AI’s double bubble trouble
Financial Times, 16 oct 2025
In his Financial Times column on the AI boom, John Thornhill quotes our live interview with physicist and entrepreneur Stephen Wolfram.
Stock market bears are on the prowl again growling about the dangers of a tech bubble. Ursine analysts at the IMF, the Bank of England, Goldman Sachs, JPMorgan Chase and Citi are all warning that valuations are surging to levels not seen since the dotcom crash 25 years ago. The implicit message is that AI is overhyped.
The reaction of bullish west coast tech bros has been to shrug and carry on investing, drawing a distinction between a “good” industrial investment bubble and a “bad” speculative financial bubble. But the strong likelihood is that we are experiencing both.
One of the most articulate advocates of the good bubble theory is Google’s former boss Eric Schmidt. “Bubbles are great. May the bubbles continue,” he told me at the Sifted summit last week. Their historical function has been to redirect masses of capital into frontier technology and infrastructure, which is good for the world. But the latest technological transformation comes with a novel twist: AI will one day far exceed the cognitive capabilities of humans. “I think it’s underhyped, not overhyped. And I look forward to being proven correct in five or ten years.”
Valuations might appear overblown. But what, Schmidt asked as a thought experiment, would happen if a tech company attained artificial general intelligence (AGI) and then superintelligence? Such technology would exceed the sum of human knowledge and then solve the world’s hardest problems. “What’s the value of that company? It’s a very, very large number. Much larger than any other company in history, forever, probably.”
For sure, some companies over-invest in infrastructure in bubbly times and go bust, as was the case with Global Crossing, which built out telecoms infrastructure in the 1990s, and the Channel Tunnel, which needed to be recapitalised twice. But Schmidt dismissed the idea that the same would happen to financially robust AI companies today. “The people who are investing hard-earned dollars believe the economic return over a long period of time is enormous. Why else would they take the risk?” he said. “These people are not stupid.”

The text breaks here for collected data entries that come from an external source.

# bitlayer-org/tap-stark

Measured on AMD Instinct MI355X. Metric: trace cells/sec (proofs/sec alongside), 2^20x64 BabyBear trace, higher is better.
Workload: dtype u32

## Files before the change

tap-stark_amd/csrc/context.cpp:

```cpp
#include <errno.h>
#include <stdio.h>
#include <time.h>
#include <stdlib.h>
#include "context.hpp"

#include <string.h>

#include "kernels.hpp"

namespace ts {

static bool poison_knob(uint32_t* word) {
    const char* e = getenv("TS_POOL_POISON");
    if (!e || !*e) return false;
    char* end = nullptr;
    errno = 0;
    const unsigned long v = strtoul(e, &end, 0);
    TS_REQUIRE(errno == 0 && end != e && *end == 0 && e[0] != '-' && v <= 0xFFFFFFFFul, TS_ERR_INVALID,
               "TS_POOL_POISON is not a 32-bit word (decimal, 0x hex or 0 octal)");
    *word = (uint32_t)v;
    return true;
}

Context::Context(int dev) : device(dev) {
    pool_debug = getenv("TS_POOL_DEBUG") != nullptr;
    poison_on = poison_knob(&poison_word);
    int count = 0;
    hipError_t e = hipGetDeviceCount(&count);
    if (e != hipSuccess || count == 0)
        throw Error(TS_ERR_HIP, "no HIP device available: the tap-stark HIP path has no CPU fallback");
    TS_REQUIRE(dev >= 0 && dev < count, TS_ERR_INVALID, "device index out of range");
    TS_HIP(hipSetDevice(dev));
    hipDeviceProp_t prop;
    TS_HIP(hipGetDeviceProperties(&prop, dev));
    num_cus = prop.multiProcessorCount;
    max_lds_per_block = prop.sharedMemPerBlock;
    arch_name = prop.gcnArchName;
    arch_name = arch_name.substr(0, arch_name.find(':'));
    TS_HIP(hipStreamCreateWithFlags(&stream, hipStreamNonBlocking));
}

Context::~Context() {
    (void)hipSetDevice(device);
    if (stream) (void)hipStreamSynchronize(stream);
    if (d_twiddle_fwd) (void)hipFree(d_twiddle_fwd);
    if (d_twiddle_inv) (void)hipFree(d_twiddle_inv);
    for (auto& t : scale_tables) (void)hipFree(t.d);
    for (auto& t : sel_tables)
        if (t.d) (void)hipFree(t.d);
    if (d_ticket) (void)hipFree(d_ticket);
    for (auto& kv : free_blocks) (void)hipFree(kv.second);
    for (auto& kv : live_blocks) (void)hipFree(kv.first);
    if (h_pinned) (void)hipHostFree(h_pinned);
    if (h_mailbox) (void)hipHostFree(h_mailbox);
    if (h_mailbox_big) (void)hipHostFree(h_mailbox_big);
    if (h_arena) (void)hipHostFree(h_arena);
    if (stream) (void)hipStreamDestroy(stream);
}

static size_t round_block(size_t bytes) {
    if (bytes < 512) return 512;
    if (bytes < (1u << 20)) {
        size_t r = 512;
        while (r < bytes) r <<= 1;
        return r;
    }
    const size_t g = 1u << 20;
    return (bytes + g - 1) / g * g;
}

void* Context::alloc(size_t bytes) {
    const size_t sz = round_block(bytes);
    auto it = free_blocks.find(sz);
    void* p = nullptr;
    if (it != free_blocks.end()) {
        p = it->second;
        free_blocks.erase(it);
    } else {
        TS_HIP(hipSetDevice(device));
        if (pool_debug) {
            struct timespec ts_;
            clock_gettime(CLOCK_MONOTONIC, &ts_);
            fprintf(stderr, "[ts pool %p t=%.3f ms] hipMalloc %zu KiB (reserved %zu MiB)\n", (void*)this,
                    ts_.tv_sec * 1e3 + ts_.tv_nsec * 1e-6, sz >> 10, bytes_reserved >> 20);
        }
        hipError_t e = hipMalloc(&p, sz);
        if (e != hipSuccess) {
            release_cache();
            e = hipMalloc(&p, sz);
        }
        if (e != hipSuccess) {
            (void)hipGetLastError();
            throw Error(TS_ERR_OOM, "device allocation failed");
        }
        bytes_reserved += sz;
    }
    live_blocks[p] = sz;
    if (poison_on) poison(p, sz);
    return p;
}

void Context::poison(void* p, size_t bytes) {
    TS_HIP(hipSetDevice(device));
    TS_HIP(hipMemsetD32Async((hipDeviceptr_t)p, (int)poison_word, bytes / 4, stream));
    TS_HIP(hipStreamSynchronize(stream));
    poison_fills++;
}

void Context::free(void* p) {
    if (!p) return;
    auto it = live_blocks.find(p);
    if (it == live_blocks.end()) return;
    free_blocks.emplace(it->second, p);
    live_blocks.erase(it);
}

void Context::release_cache() {
    if (stream) (void)hipStreamSynchronize(stream);
    for (auto& kv : free_blocks) {
        (void)hipFree(kv.second);
        bytes_reserved -= kv.first;
    }
    free_blocks.clear();
}

uint32_t* Context::ticket() {
    if (!d_ticket) {
        TS_HIP(hipMalloc((void**)&d_ticket, 64 * 17));
        TS_HIP(hipMemsetAsync(d_ticket, 0, 64 * 17, stream));
    }
    return d_ticket;
}

const void* Context::stage(const void* src, size_t bytes) {
    const size_t need = (bytes + 63) & ~(size_t)63;
    if (need > h_arena_bytes / 2) {
        sync();
        if (h_arena) (void)hipHostFree(h_arena);
        h_arena = nullptr;
        size_t sz = 1 << 20;
        while (sz / 2 < need) sz <<= 1;
        TS_HIP(hipHostMalloc((void**)&h_arena, sz, hipHostMallocDefault));
        h_arena_bytes = sz;
        h_arena_off = 0;
    }
    if (h_arena_off + need > h_arena_bytes) {
        sync();
        h_arena_off = 0;
    }
    void* p = h_arena + h_arena_off;
    memcpy(p, src, bytes);
    h_arena_off += need;
    return p;
}

void Context::sync_point(void* host, size_t bytes) {
    if (replay_mode == 2 && replay_pos < replay_log.size() && replay_log[replay_pos].size() == bytes) {
        memcpy(host, replay_log[replay_pos++].data(), bytes);
        return;
    }
    sync();
    if (replay_mode == 1) replay_log.emplace_back((const char*)host, (const char*)host + bytes);
}
void Context::d2h_point(void* host_dst, const void* dev_src, size_t bytes) {
    if (replay_mode == 2 && replay_pos < replay_log.size() && replay_log[replay_pos].size() == bytes) {
        memcpy(host_dst, replay_log[replay_pos++].data(), bytes);
        return;
    }
    if (bytes) TS_HIP(hipMemcpyAsync(host_dst, dev_src, bytes, hipMemcpyDeviceToHost, stream));
    sync();
    if (replay_mode == 1) replay_log.emplace_back((const char*)host_dst, (const char*)host_dst + bytes);
}

uint32_t* Context::mailbox(size_t words) {
    constexpr size_t WORDS = 16384;
    if (words > WORDS / 4) {
        if (words > h_mailbox_big_words) {
            sync();
            if (h_mailbox_big) (void)hipHostFree(h_mailbox_big);
            h_mailbox_big = nullptr;
            h_mailbox_big_words = 0;
            TS_HIP(hipHostMalloc((void**)&h_mailbox_big, words * 4, hipHostMallocDefault));
            h_mailbox_big_words = words;
        }
        return h_mailbox_big;
    }
    if (!h_mailbox) TS_HIP(hipHostMalloc((void**)&h_mailbox, WORDS * 4, hipHostMallocDefault));
    const size_t need = (words + 15) & ~(size_t)15;
    if (mailbox_off + need > WORDS) mailbox_off = 0;
    uint32_t* p = h_mailbox + mailbox_off;
    mailbox_off += need;
    return p;
}

void* Context::pinned(size_t bytes) {
    if (bytes > h_pinned_bytes) {
        if (h_pinned) {
            sync();
            (void)hipHostFree(h_pinned);
        }
        size_t sz = 1 << 16;
        while (sz < bytes) sz <<= 1;
        TS_HIP(hipHostMalloc(&h_pinned, sz, hipHostMallocDefault));
        h_pinned_bytes = sz;
    }
    return h_pinned;
}

std::map<std::string, std::pair<uint64_t, double>> Context::take_kernel_timings() {
    std::map<std::string, std::pair<uint64_t, double>> out;
    sync();
    for (auto& ev : kernel_events) {
        float ms = 0;
        (void)hipEventElapsedTime(&ms, ev.e0, ev.e1);
        auto& slot = out[ev.name];
        slot.first += 1;
        slot.second += ms;
        (void)hipEventDestroy(ev.e0);
        (void)hipEventDestroy(ev.e1);
    }
    kernel_events.clear();
    return out;
}

void Context::ensure_twiddles(unsigned log_size) {
    if (log_size <= twiddle_log && d_twiddle_fwd) return;
    TS_REQUIRE(log_size <= 27, TS_ERR_INVALID, "two-adicity of BabyBear is 27");
    sync();
    if (d_twiddle_fwd) (void)hipFree(d_twiddle_fwd);
    if (d_twiddle_inv) (void)hipFree(d_twiddle_inv);
    d_twiddle_fwd = d_twiddle_inv = nullptr;
    const size_t n = (size_t)1 << log_size;
    TS_HIP(hipMalloc((void**)&d_twiddle_fwd, n * 4));
    TS_HIP(hipMalloc((void**)&d_twiddle_inv, n * 4));
    if (poison_on) {
        poison(d_twiddle_fwd, n * 4);
        poison(d_twiddle_inv, n * 4);
    }
    twiddle_log = log_size;
    launch_build_twiddles(*this, d_twiddle_fwd, d_twiddle_inv, log_size);
}

}
```

tap-stark_amd/csrc/context.hpp:

```cpp
#pragma once
#include <hip/hip_runtime.h>
#include <stdint.h>

#include <map>
#include <stdexcept>
#include <string>
#include <vector>

#include "bb.hpp"

namespace ts {

struct Error : std::runtime_error {
    int code;
    Error(int c, const std::string& m) : std::runtime_error(m), code(c) {}
};

struct FinalPolyNotConstant : Error {
    explicit FinalPolyNotConstant(const std::string& m) : Error(5 , m) {}
};

enum : int {
    TS_OK = 0,
    TS_ERR_INVALID = 1,
    TS_ERR_HIP = 2,
    TS_ERR_OOM = 3,
    TS_ERR_UNSUPPORTED = 4,
    TS_ERR_INVARIANT = 5,
    TS_ERR_BUFFER = 6,
    TS_ERR_COMM = 7,
};

#define TS_HIP(expr)                                                                        \
    do {                                                                                    \
        hipError_t _e = (expr);                                                             \
        if (_e != hipSuccess)                                                               \
            throw ts::Error(ts::TS_ERR_HIP, std::string(#expr) + ": " + hipGetErrorString(_e)); \
    } while (0)

#define TS_REQUIRE(cond, code, msg)                   \
    do {                                              \
        if (!(cond)) throw ts::Error((code), (msg));  \
    } while (0)

struct Context {
    int device = 0;
    hipStream_t stream = nullptr;
    std::string last_error;
    int num_cus = 256;
    size_t max_lds_per_block = 64 * 1024;
    std::string arch_name;

    std::multimap<size_t, void*> free_blocks;
    std::map<void*, size_t> live_blocks;
    size_t bytes_reserved = 0;
    bool pool_debug = false;
    bool poison_on = false;
    uint32_t poison_word = 0;
    uint64_t poison_fills = 0;
    void poison(void* p, size_t bytes);

    uint32_t* d_twiddle_fwd = nullptr;
    uint32_t* d_twiddle_inv = nullptr;
    unsigned twiddle_log = 0;

    struct ScaleTable {
        unsigned log_n, log_blowup;
        uint32_t shift;
        uint32_t* d;
        size_t words;
        uint64_t last_use;
    };
    std::vector<ScaleTable> scale_tables;
    uint64_t scale_clock = 0;
    struct SelTable {
        uint32_t* d = nullptr;
        unsigned log_n = ~0u, log_qd = ~0u;
        uint32_t shift = 0;
        uint64_t last_use = 0;
    };
    SelTable sel_tables[2];
    uint64_t sel_clock = 0;

    uint32_t* d_ticket = nullptr;
    uint32_t* ticket();

    unsigned lde_pass_mask = 7;

    uint32_t* h_mailbox = nullptr;
    size_t mailbox_off = 0;
    uint32_t* h_mailbox_big = nullptr;
    size_t h_mailbox_big_words = 0;
    uint32_t* mailbox(size_t words);

    void* h_pinned = nullptr;
    size_t h_pinned_bytes = 0;
    char* h_arena = nullptr;
    size_t h_arena_bytes = 0, h_arena_off = 0;
    const void* stage(const void* src, size_t bytes);

    bool timing = false;
    std::vector<std::pair<std::string, float>> stage_ms;

    struct KernelEvent {
        const char* name;
        hipEvent_t e0, e1;
    };
    bool kernel_timing = false;
    std::vector<KernelEvent> kernel_events;
    std::map<std::string, std::pair<uint64_t, double>> take_kernel_timings();

    uint64_t pow_hints_accepted = 0, pow_hints_rejected = 0, pow_host_grinds = 0;
    uint64_t local_quotient_fallbacks = 0;

    explicit Context(int dev);
    ~Context();
    Context(const Context&) = delete;

    void* alloc(size_t bytes);
    void free(void* p);
    template <class T>
    T* alloc_n(size_t n) { return static_cast<T*>(alloc(n * sizeof(T))); }
    void release_cache();

    int replay_mode = 0;
    size_t replay_pos = 0;
    std::vector<std::vector<char>> replay_log;
    void sync_point(void* host, size_t bytes);
    void d2h_point(void* host_dst, const void* dev_src, size_t bytes);
    void* pinned(size_t bytes);
    void ensure_twiddles(unsigned log_size);
    void sync() { TS_HIP(hipStreamSynchronize(stream)); }
};

template <class T>
struct DevBuf {
    Context* ctx = nullptr;
    T* p = nullptr;
    size_t n = 0;
    DevBuf() = default;
    DevBuf(Context* c, size_t count) : ctx(c), p(c->alloc_n<T>(count)), n(count) {}
    DevBuf(const DevBuf&) = delete;
    DevBuf& operator=(const DevBuf&) = delete;
    DevBuf(DevBuf&& o) noexcept : ctx(o.ctx), p(o.p), n(o.n) { o.p = nullptr; }
    DevBuf& operator=(DevBuf&& o) noexcept {
        if (this != &o) {
            reset();
            ctx = o.ctx; p = o.p; n = o.n; o.p = nullptr;
        }
        return *this;
    }
    ~DevBuf() { reset(); }
    void reset() {
        if (p) ctx->free(p);
        p = nullptr;
    }
};

struct KernelTimer {
    Context* ctx;
    Context::KernelEvent ev;
    bool on;
    KernelTimer(Context* c, const char* name) : ctx(c), on(c->kernel_timing) {
        if (on) {
            ev.name = name;
            (void)hipEventCreate(&ev.e0);
            (void)hipEventCreate(&ev.e1);
            (void)hipEventRecord(ev.e0, ctx->stream);
        }
    }
    ~KernelTimer() {
        if (on) {
            (void)hipEventRecord(ev.e1, ctx->stream);
            ctx->kernel_events.push_back(ev);
        }
    }
};

#define TS_LAUNCH_NAMED(ctx, name, kernel, grid, block, lds, ...)                   \
    do {                                                                            \
        ts::KernelTimer _kt(&(ctx), name);                                          \
        hipLaunchKernelGGL(kernel, grid, block, lds, (ctx).stream, __VA_ARGS__);    \
    } while (0)
#define TS_LAUNCH(ctx, kernel, ...) TS_LAUNCH_NAMED(ctx, #kernel, kernel, __VA_ARGS__)
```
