+      for (int kc = 0; kc < kKc; ++kc) { kstep(true, 0u, scale); scale = 1; }
+    }
+    if (g == 1 || has_next) named_bar_arrive(kBarTurn + (g ^ 1), kConsumerWarps * 32);
+    finish();
+    if (kCache && t == 0 && i > 0) named_bar_sync(kBarDrain + (g ^ 1), kConsumerWarps * 32);
+    wg_sync();
+    if (front && t == 0) {
       for (int j = 0; j < 2; ++j)
-        for (int i = gtid; i < 64 * 16; i += 128) {
+        for (int u = gtid; u < 128 * 16; u += 128) {
           int row;
-          const long long off = cache_pos(i, j, row);
-          *ring_unit(slot_of(j - 2), row, (i & 15) * 8) = *reinterpret_cast<const uint4*>(p.ch_in + off);
-        }
-      fence_async_smem();
-      wg_sync();
-    }
-    for (int t = 0; t < p.T; ++t) {
-      uint32_t scale = 0;
-      for (int a = 0; a < 3; ++a) {
-        if (t - 2 + a < 0 && !front) continue;
-        for (int kc = 0; kc < kKc; ++kc) { kstep(true, 0u, scale); scale = 1; }
-      }
-      finish();
-      wg_sync();
-      const uint32_t slot = h_base + (uint32_t)(t % kHSlots) * kKc * kTile;
+          const long long off = cache_pos(u, j, row);
+          *ring_unit(slot_of(j - 2), row, (u & 15) * 8) = *reinterpret_cast<const uint4*>(p.ch_in + off);
+        }
+    }
+    const uint32_t slot = slot_of(t);
+#pragma unroll
+    for (int hf = 0; hf < 2; ++hf) {
+      float (&ah)[kC / 2] = acc[hf];
 #pragma unroll
       for (int r = 0; r < 2; ++r) {
         float s = 0.f, q = 0.f;
 #pragma unroll
         for (int j = 0; j < kC / 8; ++j) {
           const int c = 8 * j + cq;
-          const float f0 = acc[4 * j + 2 * r] + bias1[c], f1 = acc[4 * j + 2 * r + 1] + bias1[c + 1];
+          const float f0 = ah[4 * j + 2 * r] + bias1[c], f1 = ah[4 * j + 2 * r + 1] + bias1[c + 1];
           s += f0 + f1;
           q = fmaf(f0, f0, q);
           q = fmaf(f1, f1, q);
           const uint32_t kp = pack_bf16x2(f0, f1);
-          acc[4 * j + 2 * r] = bf16_lo(kp);
-          acc[4 * j + 2 * r + 1] = bf16_hi(kp);
+          ah[4 * j + 2 * r] = bf16_lo(kp);
+          ah[4 * j + 2 * r + 1] = bf16_hi(kp);
         }
         const float mean = quad_sum(s) * (1.0f / kC);
         float var = fmaf(-mean, mean, quad_sum(q) * (1.0f / kC));
         var = var < 0.f ? 0.f : var;
         const float rstd = rsqrtf(var + 1e-6f);
         const float nmr = -mean * rstd;
-        const int row = rbase + 8 * r;
+        const int row = rbase + 64 * hf + 8 * r;
         uint8_t* hrow = smem_gen + (slot - smem_base) + row * 128;
 #pragma unroll
         for (int j = 0; j < kC / 8; ++j) {
           const int c = 8 * j + cq;
-          float y0 = fmaf(fmaf(acc[4 * j + 2 * r], rstd, nmr), g2[c], b2[c]);
-          float y1 = fmaf(fmaf(acc[4 * j + 2 * r + 1], rstd, nmr), g2[c + 1], b2[c + 1]);
+          float y0 = fmaf(fmaf(ah[4 * j + 2 * r], rstd, nmr), g2[c], b2[c]);
+          float y1 = fmaf(fmaf(ah[4 * j + 2 * r + 1], rstd, nmr), g2[c + 1], b2[c + 1]);
           y0 = fmaf(y0, tanh_approx(y0), y0);
           y1 = fmaf(y1, tanh_approx(y1), y1);
           const int cc = c & 63, u = cc >> 3;
           *reinterpret_cast<uint32_t*>(hrow + (c >> 6) * kTile + ((u ^ (row & 7)) << 4) + (cc & 7) * 2) = pack_bf16x2(y0, y1);
         }
       }
-      fence_async_smem();
-      wg_sync();
-      scale = 0;
-      for (int a = 0; a < 3; ++a) {
-        const int tv = t - 2 + a;
-        if (tv < 0 && !front) continue;
-        const uint32_t hs = (kCache ? slot_of(tv) : h_base + (uint32_t)(tv % kHSlots) * kKc * kTile) + (uint32_t)g * 64u * 128u;
-        for (int kc = 0; kc < kKc; ++kc) { kstep(false, hs + (uint32_t)kc * kTile, scale); scale = 1; }
+    }
+    fence_async_smem();
+    wg_sync();
+    if (g == 0) { if (has_next) skip(2 * kKc * taps(t + 1 == p.T ? 0 : t + 1)); }
+    else skip(kKc * taps(t == 0 ? p.T - 1 : t - 1));
+    if (g == 1 || has_next) named_bar_sync(kBarTurn + g, kConsumerWarps * 32);
+    scale = 0;
+    for (int a = 0; a < 3; ++a) {
+      const int tv = t - 2 + a;
+      if (tv < 0 && !front) continue;
+      const uint32_t hs = slot_of(tv);
+      for (int kc = 0; kc < kKc; ++kc) { kstep(false, hs + (uint32_t)kc * kTile, scale); scale = 1; }
+    }
+    if (has_next) named_bar_arrive(kBarTurn + (g ^ 1), kConsumerWarps * 32);
+    finish();
+    if (g == 0 && has_next) skip(kKc * taps(t + 1 == p.T ? 0 : t + 1));
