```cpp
int np2_batch_slots(np2_batch_t *b) { return b ? (int)b->slots.size() : 0; }
np2_ctx_t *np2_batch_slot_ctx(np2_batch_t *b, int slot) {
    return (b && slot >= 0 && slot < (int)b->slots.size()) ? b->slots[slot] : nullptr;
}
const char *np2_batch_last_error(np2_batch_t *b) { return b ? b->err.c_str() : "null batch"; }
int np2_batch_set_sink(np2_batch_t *b, int slot, void *device_ptr, uint64_t cap) {
    if (!b || slot < 0 || slot >= (int)b->slots.size()) return NP2_E_ARG;
    b->slots[slot]->sink_dst = (uint8_t *)device_ptr;
    b->slots[slot]->sink_cap = device_ptr ? cap : 0;
    return NP2_OK;
}

int np2_batch_polish(np2_batch_t *b, np2_contig_t *const *contigs, int n, const np2_opts_t *opts, uint8_t **out_bases,
                     uint32_t **out_pos, uint64_t *out_len, uint32_t *out_span, int *rcs) {
    if (!b || !contigs || n < 0 || !opts || !out_len || !rcs) return NP2_E_ARG;
    return abi_guard([&] {
        const int S = (int)b->slots.size();
        int worst = NP2_OK;
        b->diff_used = 0;
        b->flush_log.clear();
        b->t_last_end = now_ms();
        const double t_call0 = b->t_last_end;
        for (int w0 = 0; w0 < n; w0 += S) {
            const int m = std::min(S, n - w0);
            {
                std::lock_guard<std::mutex> l(b->mu);
                for (int i = 0; i < S; ++i) {
                    Job j;
                    if (i < m) {
                        j.contig = contigs[w0 + i];
                        j.opts = opts;
                        j.out_bases = out_bases ? &out_bases[w0 + i] : nullptr;
                        j.out_pos = out_pos ? &out_pos[w0 + i] : nullptr;
                        j.out_len = &out_len[w0 + i];
                        j.out_span = out_span ? &out_span[2 * (w0 + i)] : nullptr;
                        j.rc = &rcs[w0 + i];
                    }
                    b->jobs[i] = j;
                }
                b->n_running = m;
                {
                    std::lock_guard<std::mutex> l2(b->sync_mu);
                    b->n_active = m;
                    b->n_waiting = 0;
                    b->failed.store(false);
                }
                ++b->job_gen;
            }
            b->cv_start.notify_all();
            {
                std::unique_lock<std::mutex> l(b->mu);
                b->cv_done.wait(l, [&] { return b->n_running == 0; });
            }
            for (int i = 0; i < m; ++i)
                if (rcs[w0 + i] != NP2_OK) {
                    worst = rcs[w0 + i];
                    b->err = std::string("contig ") + std::to_string(w0 + i) + ": " + np2_last_error(b->slots[i]);
                }
        }
        b->call_ms = now_ms() - t_call0;
        b->tail_ms = now_ms() - b->t_last_end;
        if (b->time_diff) {
            b->last_diff_ms = 0;
// ... 41 lines not shown
```

### nextpolish2_amd/csrc/np2_cand.hip

```cpp
#include "np2_common.hpp"
#include "np2_kernels.hpp"
#include "np2_blockscan.hpp"
#include "np2_lookback.hpp"

namespace np2 {

template <int MODE>
__device__ __forceinline__ void k_scan_small(const uint32_t np2_bid, const uint32_t np2_nb, const uint32_t *__restrict__ in, uint32_t *__restrict__ out,
                                                     uint32_t n_host, const uint32_t *__restrict__ n_dev,
                                                     uint32_t *__restrict__ total_out, bool write_end) {
    __shared__ uint32_t sh[16];
    const uint32_t n = n_dev ? min(*n_dev, n_host) : n_host;
    uint32_t total;
    if (MODE == 2) {
        total = block_scan_array<OpMinI32>(
            n, sh, [&](uint32_t i) { return in[i]; },
            [&](uint32_t i, uint32_t pre, uint32_t v) { out[i] = OpMinI32::apply(pre, v); });
    } else {
        total = block_scan_array<OpAdd>(
            n, sh, [&](uint32_t i) { return in[i]; },
            [&](uint32_t i, uint32_t pre, uint32_t v) { out[i] = MODE == 0 ? pre : pre + v; });
    }
    if (threadIdx.x == 0) {
        if (MODE == 0 && write_end) out[n] = total;
        if (total_out) *total_out = total;
    }
}

static constexpr uint32_t SCAN_LB_ITEMS = 8;
static constexpr uint32_t SCAN_LB_THREADS = 1024;
static constexpr uint32_t SCAN_LB_BLOCK = SCAN_LB_ITEMS * SCAN_LB_THREADS;
template <bool POPC>
__device__ __forceinline__ void scan_lb_excl_body(const uint32_t np2_bid, const uint32_t np2_nb, Lookback lb, uint32_t n_blocks, const uint32_t *__restrict__ in,
                                                      uint32_t *__restrict__ out, uint32_t n, bool write_end,
                                                      uint32_t *__restrict__ err) {
    __shared__ uint32_t sh[16];
    const uint32_t bid = lb_block_id(lb, sh);
    const uint32_t i0 = bid * SCAN_LB_BLOCK + threadIdx.x * SCAN_LB_ITEMS;
    uint32_t v[SCAN_LB_ITEMS], sum = 0;
    const bool wide = (((uintptr_t)in | (uintptr_t)out) & 15) == 0;
    if (wide && i0 + SCAN_LB_ITEMS <= (POPC ? n - 1 : n)) {
        const uint4 a = *reinterpret_cast<const uint4 *>(in + i0), b = *reinterpret_cast<const uint4 *>(in + i0 + 4);
        v[0] = a.x, v[1] = a.y, v[2] = a.z, v[3] = a.w, v[4] = b.x, v[5] = b.y, v[6] = b.z, v[7] = b.w;
    } else {
#pragma unroll
        for (uint32_t k = 0; k < SCAN_LB_ITEMS; ++k) v[k] = i0 + k < (POPC ? n - 1 : n) ? in[i0 + k] : 0u;
    }
    if (POPC) {
#pragma unroll
        for (uint32_t k = 0; k < SCAN_LB_ITEMS; ++k) v[k] = (uint32_t)__builtin_popcount(v[k]);
    }
#pragma unroll
    for (uint32_t k = 0; k < SCAN_LB_ITEMS; ++k) sum += v[k];
    uint32_t total, pre, dummy;
    uint32_t run = block_excl_scan<OpAdd, 16>(sum, sh, total);
    lb_exclusive2(lb, bid, total, 0u, sh, err, pre, dummy);
    run += pre;
    if (wide && i0 + SCAN_LB_ITEMS <= n) {
        uint4 a, b;
        a.x = run, a.y = a.x + v[0], a.z = a.y + v[1], a.w = a.z + v[2];
        b.x = a.w + v[3], b.y = b.x + v[4], b.z = b.y + v[5], b.w = b.z + v[6];
        *reinterpret_cast<uint4 *>(out + i0) = a;
        *reinterpret_cast<uint4 *>(out + i0 + 4) = b;
        run = b.w + v[7];
    } else {
#pragma unroll
        for (uint32_t k = 0; k < SCAN_LB_ITEMS; ++k) {
            if (i0 + k < n) out[i0 + k] = run;
            run += v[k];
        }
    }
    if (write_end && n && i0 <= n - 1 && n - 1 < i0 + SCAN_LB_ITEMS) out[n] = run;
    if (write_end && n == 0 && bid == 0 && threadIdx.x == 0) out[0] = 0;
}

__device__ __forceinline__ void k_scan_lb_excl(const uint32_t np2_bid, const uint32_t np2_nb, Lookback lb, uint32_t n_blocks, const uint32_t *__restrict__ in,
                                               uint32_t *__restrict__ out, uint32_t n, bool write_end, uint32_t *__restrict__ err) {
    scan_lb_excl_body<false>(np2_bid, np2_nb, lb, n_blocks, in, out, n, write_end, err);
}
__device__ __forceinline__ void k_scan_lb_popc(const uint32_t np2_bid, const uint32_t np2_nb, Lookback lb, uint32_t n_blocks, const uint32_t *__restrict__ in,
                                               uint32_t *__restrict__ out, uint32_t n, bool write_end, uint32_t *__restrict__ err) {
    scan_lb_excl_body<true>(np2_bid, np2_nb, lb, n_blocks, in, out, n, write_end, err);
}
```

Even if one accepts this argument, it is hard to ignore the financial bubble frothing up on top of the industrial investment boom. Is the privately owned OpenAI, on course to burn $8.5bn of cash this year, worth $500bn (unless it does attain AGI)? Does it make sense that the data and AI company Palantir is trading on a forward price/earnings multiple of 225 (the highest valuation of any S&P 500 company)? At best, such valuations embrace defiantly heroic assumptions about the long-term earning power of these companies. At worst, they resemble expensive lottery tickets on the future.
Short selling hedge funds are already on crash watch, but for the moment they are being badly burned given the strength of the market. Some fund managers are closely tracking bitcoin miners, which are rapidly pivoting into AI computing services. They suggest that those, like Cipher Mining and Terawulf that are largely financing their expansion through debt and convertible notes, may be vulnerable to any downswings in demand. The collapse of auto supplier First Brands Group is already causing jitters in private credit markets.
Even some in the tech industry — including Bret Taylor, OpenAI’s chair — draw parallels with the dotcom bubble and think valuations may have run ahead of reality. Taylor recently told The Verge that AI would transform the economy and create huge value in the future. But he added: “I think we’re also in a bubble, and a lot of people will lose a lot of money.”
When asked this week whether we were in an AI bubble, the scientist and entrepreneur Stephen Wolfram said: “The answer is obviously yes.” And what did he make of all the talk about AGI? “It’s a meaningless thing,” he said, during an onstage interview at the London Institute for Mathematical Sciences. Naming a technology after an ambition rather than a reality struck another participant as odd, rather like describing economics as universal prosperity.
There are also questions about whether the AI investment boom will leave behind the computational infrastructure of the 21st century in the same way that previous investment booms bequeathed railway tracks, power grids and telecoms networks.
As the tech analysts Azeem Azhar and Nathan Warren noted in a recent essay, about one-third of AI-related capital expenditure is being sunk into shortlived assets, such as Nvidia’s graphics processing units. But GPUs age in dog years, as the authors put it, with a useful life for frontier applications of about three years. That implies that AI companies’ investments must generate a return within a few years, rather than generations. However, they add, that depreciation drag might also impose greater discipline on investors.
There seems little doubt that AI is opening up all kinds of scientific and economic possibilities that are as yet impossible to predict, model or value. Wolfram argued that AI could transform scientific discovery given the extra computing power that could be thrown at so many problems. As it is, humans rely on 100bn neurons to understand the universe. What becomes possible with the 100tn neurons that AI could in effect give us? The scientist said he had been living the “AI dream” for 40 years. Now, it seems, it is finally being realised. The question is: at what price?
John Thornhill is the Innovation Editor at the Financial Times.